# UCL-SML/Doubly-Stochastic-DGP

Hardware: AMD Instinct MI355X
Metric: ELBO-steps/sec (higher is better)
Workload: dtype f64

## Files before the change

doubly-stochastic-dgp_amd/csrc/model_kernels.hpp:

```cpp
#pragma once
__device__ __forceinline__ double softplus_d(double x) { return x > 0 ? x + log1p(exp(-x)) : log1p(exp(x)); }
__device__ __forceinline__ double sigmoid_d(double x) { return 1.0 / (1.0 + exp(-x)); }
__device__ __forceinline__ double kvar_of(const LayerDev& v, const double* __restrict__ theta) {
  const double rv = theta[v.off_kvar];
  return v.kvar_identity ? rv : softplus_d(rv) + SOFTPLUS_LOWER;
}

template <bool WAVE_TILES>
__device__ void prep_body(const LayerDev& v, const double* __restrict__ theta, double* __restrict__ lik_const, int64_t off_lik,
                          int lik_gauss, int bx, int nprep) {
  const int tid0 = bx * blockDim.x + threadIdx.x, nth = nprep * blockDim.x;
  if (tid0 == 0) {
    const double rv = theta[v.off_kvar];
    const double var = kvar_of(v, theta);
    double wv = 0.0, dwv = 0.0;
    if (v.has_white) {
      const double rw = theta[v.off_wvar];
      wv = softplus_d(rw) + SOFTPLUS_LOWER;
      dwv = sigmoid_d(rw);
    }
    v.hyp[HYP_VAR] = var; v.hyp[HYP_WVAR] = wv; v.hyp[HYP_KDIAG] = var + wv;
    v.hyp[HYP_DVAR] = v.kvar_identity ? 1.0 : sigmoid_d(rv); v.hyp[HYP_DWVAR] = dwv;
    if (blockIdx.y == 0 && lik_gauss) {
      const double rl = theta[off_lik];
// ... 968 lines not shown
      }
      s = sum_wave(s);
      if (lane == 0) gl_s[q] = -2.0 * ils[q] * ils[q] * ils[q] * s + v.hyp_red[2 + q];
    }
    __syncthreads();
    if (threadIdx.x < Din) {
      const double gl = gl_s[threadIdx.x];
      if (v.ard)
        grad[v.off_kls + threadIdx.x] = gl * v.hyp[HYP_ILS + Din + threadIdx.x];
      else
        iso = gl;
    }
  } else {
    for (int q = threadIdx.x; q < Din; q += 256) {
      double s = 0.0;
      for (int b0 = 0; b0 < parts; b0 += 8) {
        double x[8];
#pragma unroll
        for (int u = 0; u < 8; ++u) x[u] = v.hyp2part[(b0 + u < parts ? b0 + u : parts - 1) * stride + 2 + q];
#pragma unroll
        for (int u = 0; u < 8; ++u)
          if (b0 + u < parts) s += x[u];
      }
      const double gl = -2.0 * ils[q] * ils[q] * ils[q] * s + v.hyp_red[2 + q];
      if (v.ard)
        grad[v.off_kls + q] = gl * v.hyp[HYP_ILS + Din + q];
      else
        iso += gl;
    }
  }
  iso = block_sum_256(iso, sh);
  if (!v.ard && threadIdx.x == 0) grad[v.off_kls] = iso * v.hyp[HYP_ILS + Din];
}
__device__ __forceinline__ void adam_sweep(double* __restrict__ theta, const double* __restrict__ grad, double* __restrict__ m,
                                           double* __restrict__ v, const double* __restrict__ mask, int64_t n, double lr_t, double b1,
                                           double b2, double eps, double want, int64_t first, int64_t nthreads) {
  typedef double d2 __attribute__((ext_vector_type(2)));
  const int64_t npair = n >> 1;
  for (int64_t k0 = first; k0 < npair; k0 += 4 * nthreads) {
    d2 mk[4];
    bool act[4];
#pragma unroll
    for (int u = 0; u < 4; ++u) {
      const int64_t k = k0 + u * nthreads;
      mk[u] = *reinterpret_cast<const d2*>(mask + 2 * (k < npair ? k : first));
    }
#pragma unroll
    for (int u = 0; u < 4; ++u) {
      const int64_t k = k0 + u * nthreads;
      act[u] = k < npair && (want == 0.0 ? (mk[u][0] != 0.0 || mk[u][1] != 0.0) : (mk[u][0] == want || mk[u][1] == want));
    }
    d2 g[4], mm[4], vv[4], th[4];
#pragma unroll
    for (int u = 0; u < 4; ++u) {
      const int64_t k = k0 + u * nthreads;
      if (act[u]) {
        g[u] = *reinterpret_cast<const d2*>(grad + 2 * k);
        mm[u] = *reinterpret_cast<const d2*>(m + 2 * k);
        vv[u] = *reinterpret_cast<const d2*>(v + 2 * k);
        th[u] = *reinterpret_cast<const d2*>(theta + 2 * k);
      }
    }
#pragma unroll
    for (int u = 0; u < 4; ++u) {
      if (!act[u]) continue;
      const int64_t k = k0 + u * nthreads;
      bool on[2];
#pragma unroll
      for (int e = 0; e < 2; ++e) {
        on[e] = want == 0.0 ? mk[u][e] != 0.0 : mk[u][e] == want;
        if (on[e]) {
          const double mi = b1 * mm[u][e] + (1.0 - b1) * g[u][e];
          const double vi = b2 * vv[u][e] + (1.0 - b2) * g[u][e] * g[u][e];
          mm[u][e] = mi;
          vv[u][e] = vi;
          th[u][e] -= lr_t * mi / (sqrt(vi) + eps);
        }
      }
      if (on[0] && on[1]) {
        *reinterpret_cast<d2*>(m + 2 * k) = mm[u];
        *reinterpret_cast<d2*>(v + 2 * k) = vv[u];
        *reinterpret_cast<d2*>(theta + 2 * k) = th[u];
      } else {
#pragma unroll
        for (int e = 0; e < 2; ++e)
          if (on[e]) {
            m[2 * k + e] = mm[u][e];
            v[2 * k + e] = vv[u][e];
            theta[2 * k + e] = th[u][e];
          }
      }
    }
  }
  if ((n & 1) && first == 0) {
    const int64_t i = n - 1;
    const bool on = want == 0.0 ? mask[i] != 0.0 : mask[i] == want;
    if (on) {
      const double gi = grad[i];
      const double mi = b1 * m[i] + (1.0 - b1) * gi;
      const double vi = b2 * v[i] + (1.0 - b2) * gi * gi;
      m[i] = mi;
      v[i] = vi;
      theta[i] -= lr_t * mi / (sqrt(vi) + eps);
    }
  }
}
__device__ __forceinline__ bool chol_failed(const LayerDev* __restrict__ layers, int L) {
  bool bad = false;
  for (int l = 0; l < L; ++l) bad |= layers[l].scal[1] != 0.0;
  return bad;
}
__global__ void k_adam(double* __restrict__ theta, const double* __restrict__ grad, double* __restrict__ m,
                       double* __restrict__ v, const double* __restrict__ mask, int64_t n, double lr_t, double b1,
                       double b2, double eps, const LayerDev* __restrict__ layers, int L) {
  if (chol_failed(layers, L)) return;
  adam_sweep(theta, grad, m, v, mask, n, lr_t, b1, b2, eps, 0.0, (int64_t)blockIdx.x * blockDim.x + threadIdx.x,
             (int64_t)gridDim.x * blockDim.x);
}

__global__ __launch_bounds__(256) void k_asm_rows(const LayerDev* __restrict__ layers, double* __restrict__ grad, double kl_w, int mp_max, int pre_on) {
  extern __shared__ __attribute__((aligned(16))) double asm_dyn[];
  __shared__ double sh[4];
  const LayerDev v = layers[blockIdx.y];
  const int tid = threadIdx.x, lane = tid & 63, wave = tid >> 6;
  const int i = (int)blockIdx.x;
  const int Mp = v.Mp, M = v.M, Din = v.D_in, Dout = v.D_out;
  if (i >= M) return;
  lptr wm = (lptr)asm_dyn;
  const int64_t MM = (int64_t)Mp * Mp;
  const double kvar = v.hyp[HYP_VAR];
  const bool pre = pre_on && (M <= 128) && (Din <= 8) && (Dout * M <= 1024);
  double pz[2][2] = {{0, 0}, {0, 0}}, pzi[2] = {0, 0}, ptz[2] = {0, 0}, ptz1 = 0.0, pq_t = 0.0, pq_n = 0.0;
  double p4p[4] = {0, 0, 0, 0}, p4u[4] = {0, 0, 0, 0}, p4t[4] = {0, 0, 0, 0};
  if (pre) {
    gcptr Zp = (gcptr)v.Zp, thinz = (gcptr)v.thinz, thinq = (gcptr)v.thinq, n4 = (gcptr)v.n4, PT = (gcptr)v.PT, U = (gcptr)v.U, Tp = (gcptr)v.Tp;
#pragma unroll
    for (int u = 0; u < 2; ++u) {
      const int q = wave + 4 * u, qc = q < Din ? q : Din - 1;
      pzi[u] = Zp[i * Din + qc];
      ptz[u] = thinz[i * v.DinP16 + qc];
#pragma unroll
      for (int w = 0; w < 2; ++w) {
        const int j = lane + 64 * w;
        pz[u][w] = Zp[(j < M ? j : M - 1) * Din + qc];
      }
    }
    ptz1 = thinz[i * v.DinP16 + Din];
    const int dq = tid < Dout ? tid : Dout - 1;
    pq_t = thinq[i * v.DP16 + dq];
    pq_n = n4[i * v.DP4 + dq];
#pragma unroll
    for (int u = 0; u < 4; ++u) {
      int e = tid + 256 * u;
      e = e < Dout * M ? e : Dout * M - 1;
      const int d = e / M, j = e - d * M;
      const int64_t p = d * MM + (int64_t)i * Mp + (j <= i ? j : i);
      p4p[u] = PT[p];
      p4u[u] = U[p];
      p4t[u] = Tp[p];
    }
  }
  double a_sum = 0.0, tr = 0.0;
  for (int j = tid; j < M; j += 256) {
    const int64_t idx = (int64_t)i * Mp + j, idt = (int64_t)j * Mp + i;
    double nn = 0.0, uu = 0.0, gsym;
    if (v.alg_g) {
      double gs = 0.0, nt = 0.0;
#pragma unroll 4
      for (int d = 0; d < Dout; ++d) {
        const double ni = v.n4[i * v.DP4 + d], nj = v.n4[j * v.DP4 + d];
        const double g1 = v.GS[d * MM + idx], g2 = v.GS[d * MM + idt], pd = v.bigred[MM + d * MM + idx];
        const double tj = v.thinq[j * v.DP16 + d], ti2 = v.thinq[i * v.DP16 + d];
        nn = fma(ni, nj, nn);
        uu += v.UU[d * MM + idx];
        gs += (g1 + g2) - pd;
        nt += ni * tj + nj * ti2;
      }
      gsym = gs + 0.5 * nt;
    } else {
#pragma unroll 4
      for (int d = 0; d < Dout; ++d) {
        nn = fma(v.n4[i * v.DP4 + d], v.n4[j * v.DP4 + d], nn);
        uu += v.UU[d * MM + idx];
      }
      gsym = 0.5 * (v.bigred[idx] + v.bigred[idt]);
    }
    const double kb = -gsym + kl_w * (0.5 * Dout * v.Kinv[idx] - 0.5 * uu - 0.5 * nn);
    double k, dk;
    if (v.kern_kind == DSDGP_KERN_RBF)
      kern_val_grad<DSDGP_KERN_RBF>(v.R2[idx], kvar, k, dk);
    else
      kern_val_grad<DSDGP_KERN_MATERN52>(v.R2[idx], kvar, k, dk);
    wm[j] = kb * dk;
    a_sum += kb * k / kvar;
    if (j == i) tr = kb;
  }
  a_sum = block_sum_256(a_sum, sh);
  tr = block_sum_256(tr, sh);
  double* __restrict__ hp = v.hyp2part + (int64_t)i * (Din + 2);
  if (tid == 0) {
    hp[0] = a_sum;
    hp[1] = tr;
  }
  const double* __restrict__ ils = v.hyp + HYP_ILS;
  if (pre) {
#pragma unroll
    for (int u = 0; u < 2; ++u) {
      const int q = wave + 4 * u;
      if (q >= Din) break;
      const double zi = pzi[u];
      double s1 = 0.0, s2 = 0.0;
#pragma unroll
      for (int w = 0; w < 2; ++w) {
        const int j = lane + 64 * w;
        if (j < M) {
          const double df = zi - pz[u][w], wj = wm[j];
          s1 = fma(wj, df, s1);
          s2 = fma(wj * df, df, s2);
        }
      }
      s1 = sum_wave(s1);
      s2 = sum_wave(s2);
      if (lane == 0) {
        const double il2 = ils[q] * ils[q];
        grad[v.off_Z + (int64_t)i * Din + q] = 4.0 * il2 * s1 - 2.0 * il2 * (ptz[u] - zi * ptz1);
        hp[2 + q] = s2;
      }
    }
    if (tid < Dout) grad[v.off_q_mu + (int64_t)i * Dout + tid] = pq_t + kl_w * pq_n;
#pragma unroll
    for (int u = 0; u < 4; ++u) {
      const int e = tid + 256 * u;
      if (e < Dout * M) {
        const int d = e / M, j = e - d * M;
        const double gq = 2.0 * p4p[u] + kl_w * (p4u[u] - (i == j ? 1.0 / p4t[u] : 0.0));
        grad[v.off_q_sqrt + ((int64_t)d * M + i) * M + j] = (j <= i) ? gq : 0.0;
      }
    }
  } else {
  for (int q = wave; q < Din; q += 4) {
    const double zi = v.Zp[i * Din + q];
    double s1 = 0.0, s2 = 0.0;
    for (int j = lane; j < M; j += 64) {
      const double df = zi - v.Zp[j * Din + q], w = wm[j];
      s1 = fma(w, df, s1);
      s2 = fma(w * df, df, s2);
    }
    s1 = sum_wave(s1);
    s2 = sum_wave(s2);
    if (lane == 0) {
      const double il2 = ils[q] * ils[q];
      grad[v.off_Z + (int64_t)i * Din + q] = 4.0 * il2 * s1 - 2.0 * il2 * (v.thinz[i * v.DinP16 + q] - zi * v.thinz[i * v.DinP16 + Din]);
      hp[2 + q] = s2;
    }
  }
  for (int d = tid; d < Dout; d += 256) grad[v.off_q_mu + (int64_t)i * Dout + d] = v.thinq[i * v.DP16 + d] + kl_w * v.n4[i * v.DP4 + d];
  {
    constexpr int NU = 4;
    for (int j0 = 0; j0 < M; j0 += 256 * NU) {
      double pt[NU], uu[NU], td = 0.0;
      auto request = [&](int d) {
        gcptr PT = (gcptr)(v.PT + d * MM + (int64_t)i * Mp), U = (gcptr)(v.U + d * MM + (int64_t)i * Mp);
#pragma unroll
        for (int u = 0; u < NU; ++u) {
          const int j = j0 + tid + 256 * u, jc = j <= i ? j : i;
          pt[u] = PT[jc];
          uu[u] = U[jc];
        }
        td = ((gcptr)v.Tp)[d * MM + (int64_t)i * Mp + i];
      };
      request(0);
      for (int d = 0; d < Dout; ++d) {
        double gq[NU];
        const double tinv = 1.0 / td;
#pragma unroll
        for (int u = 0; u < NU; ++u) {
          const int j = j0 + tid + 256 * u;
          gq[u] = (j <= i) ? 2.0 * pt[u] + kl_w * (uu[u] - (i == j ? tinv : 0.0)) : 0.0;
        }
        if (d + 1 < Dout) request(d + 1);
        double* gr = grad + v.off_q_sqrt + ((int64_t)d * M + i) * M;
#pragma unroll
        for (int u = 0; u < NU; ++u) {
          const int j = j0 + tid + 256 * u;
          if (j < M) gr[j] = gq[u];
        }
      }
    }
  }
  }
  if (v.meanAB) {
    if (v.off_mean_A >= 0)
      for (int64_t idx = (int64_t)i * 256 + tid; idx < (int64_t)Din * Dout; idx += (int64_t)M * 256)
        grad[v.off_mean_A + idx] = v.meanAB[(idx / Dout) * v.DP16 + idx % Dout];
    if (v.off_mean_b >= 0 && i == 0)
      for (int idx = tid; idx < Dout; idx += 256) grad[v.off_mean_b + idx] = v.meanAB[(int64_t)Din * v.DP16 + idx];
  }
}
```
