# eora-ai/torchok

Measured on AMD Instinct MI355X. Metric: images/sec (node) ResNet-50 224px bs256/GPU; step p50 ms, higher is better.
Workload: dtype bf16

## Files before the change

### include/tok.h

```cpp
#ifndef TOK_H_
#define TOK_H_

#include <stddef.h>
#include <stdint.h>

#ifdef __cplusplus
extern "C" {
#endif

typedef enum tok_status {
  TOK_OK = 0,
  TOK_ERR_INVALID = -1,
  TOK_ERR_LAUNCH = -2,
  TOK_ERR_WORKSPACE = -3
} tok_status;

typedef enum tok_dtype { TOK_F32 = 0, TOK_F16 = 1, TOK_BF16 = 2 } tok_dtype;

typedef struct tok_conv_desc {
  int32_t n, h, w, c;
  int32_t k;
  int32_t r, s;
  int32_t p, q;
  int32_t stride, pad;
// ... 49 lines not shown
int tok_relu_mask_reduce(const void* dout, const uint8_t* mask, int64_t m, int c, void* dz, float* partial, void* stream);
int tok_bn3_bwd_prepare(const float* G, const float* w, const float* wz, const float* zsum, const float* partial, int rows,
                        int64_t count, int p, int k, const float* gamma, const float* mean, const float* rstd,
                        float* dgamma, float* dbeta, int param_accumulate, float* coef, float* dw, int dw_accumulate,
                        void* wa, void* wb, float* cvec, float* ws ,
                        void* stream);
size_t tok_bn3_bwd_prepare_ws_floats(int p, int k);
int tok_conv_dgrad_bias(const tok_conv_desc* d, const void* dy, const void* w_dgrad, const float* bias, void* dx,
                        int accumulate, const void* bn_y, const uint8_t* bn_mask, float* partial, void* stream);
int tok_subsample2_fwd(const void* x, int n, int h, int w, int c, void* out, void* stream);
int tok_subsample2_bwd(const void* dsub, int n, int h, int w, int c, void* dx, int accumulate, void* stream);
int tok_conv_dgrad_subacc_ok(const tok_conv_desc* d);
int tok_conv_dgrad_subacc(const tok_conv_desc* d, const void* dy, const void* w_dgrad, void* dx, const void* dsub,
                          const void* bn_y , const uint8_t* mask ,
                          float* partial , int mask_store, void* stream);
int tok_conv_dgrad2_ok(const tok_conv_desc* d1, const tok_conv_desc* d2);
int tok_conv_dgrad2(const tok_conv_desc* d1, const void* dy1, const void* w1_dgrad, const tok_conv_desc* d2, const void* dy2,
                    const void* w2_dgrad, const float* bias , void* dx, int accumulate,
                    const void* bn_y , const uint8_t* bn_mask , float* partial ,
                    void* stream);
size_t tok_conv_wgrad_ws_bytes(const tok_conv_desc* d);
int tok_conv_wgrad(const tok_conv_desc* d, const void* x, const void* dy, float* dw,
                   int k_real, int c_real, void* ws, size_t ws_bytes, int accumulate,
                   void* stream);
int tok_conv_wgrad_bias_ok(const tok_conv_desc* d);
size_t tok_conv_wgrad_bias_ws_bytes(const tok_conv_desc* d);
int tok_conv_wgrad_bias(const tok_conv_desc* d, const void* x, const void* dy, float* dw, int k_real, int c_real,
                        void* ws, size_t ws_bytes, int accumulate, float* dbias, int bias_accumulate, void* stream);


// ... 361 lines not shown
```

### torchok_amd/_C.py

```python
import ctypes
import os
from ctypes import POINTER, Structure, c_char_p, c_float, c_int, c_int32, c_int64, c_size_t, c_void_p

_HERE = os.path.dirname(os.path.abspath(__file__))
LIB_PATH = os.environ.get('TOK_LIB') or os.path.join(_HERE, 'lib', 'libtok_gfx950.so')

TOK_F32, TOK_F16, TOK_BF16 = 0, 1, 2
TOK_CE_LOSS_FLOATS = 2050


class ConvDesc(Structure):
    _fields_ = [('n', c_int32), ('h', c_int32), ('w', c_int32), ('c', c_int32),
                ('k', c_int32), ('r', c_int32), ('s', c_int32),
                ('p', c_int32), ('q', c_int32),
                ('stride', c_int32), ('pad', c_int32), ('s_pad', c_int32)]


class PackItem(Structure):
    _fields_ = [('src', c_void_p), ('dst_fwd', c_void_p), ('dst_dgrad', c_void_p),
                ('k', c_int32), ('r', c_int32), ('s', c_int32), ('c', c_int32),
                ('k_pad', c_int32), ('s_pad', c_int32), ('c_pad', c_int32), ('block_start', c_int32)]
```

◆ ◆ ◆ ◆ ◆ ◆ ◆

WHAT IS REQUIRED:
The lines to return are those in the records above that hold the word "first".

ANSWER BOX:
                                           double b2, double eps, double want, int64_t first, int64_t nthreads) {
  for (int64_t k0 = first; k0 < npair; k0 += 4 * nthreads) {
      mk[u] = *reinterpret_cast<const d2*>(mask + 2 * (k < npair ? k : first));
  if ((n & 1) && first == 0) {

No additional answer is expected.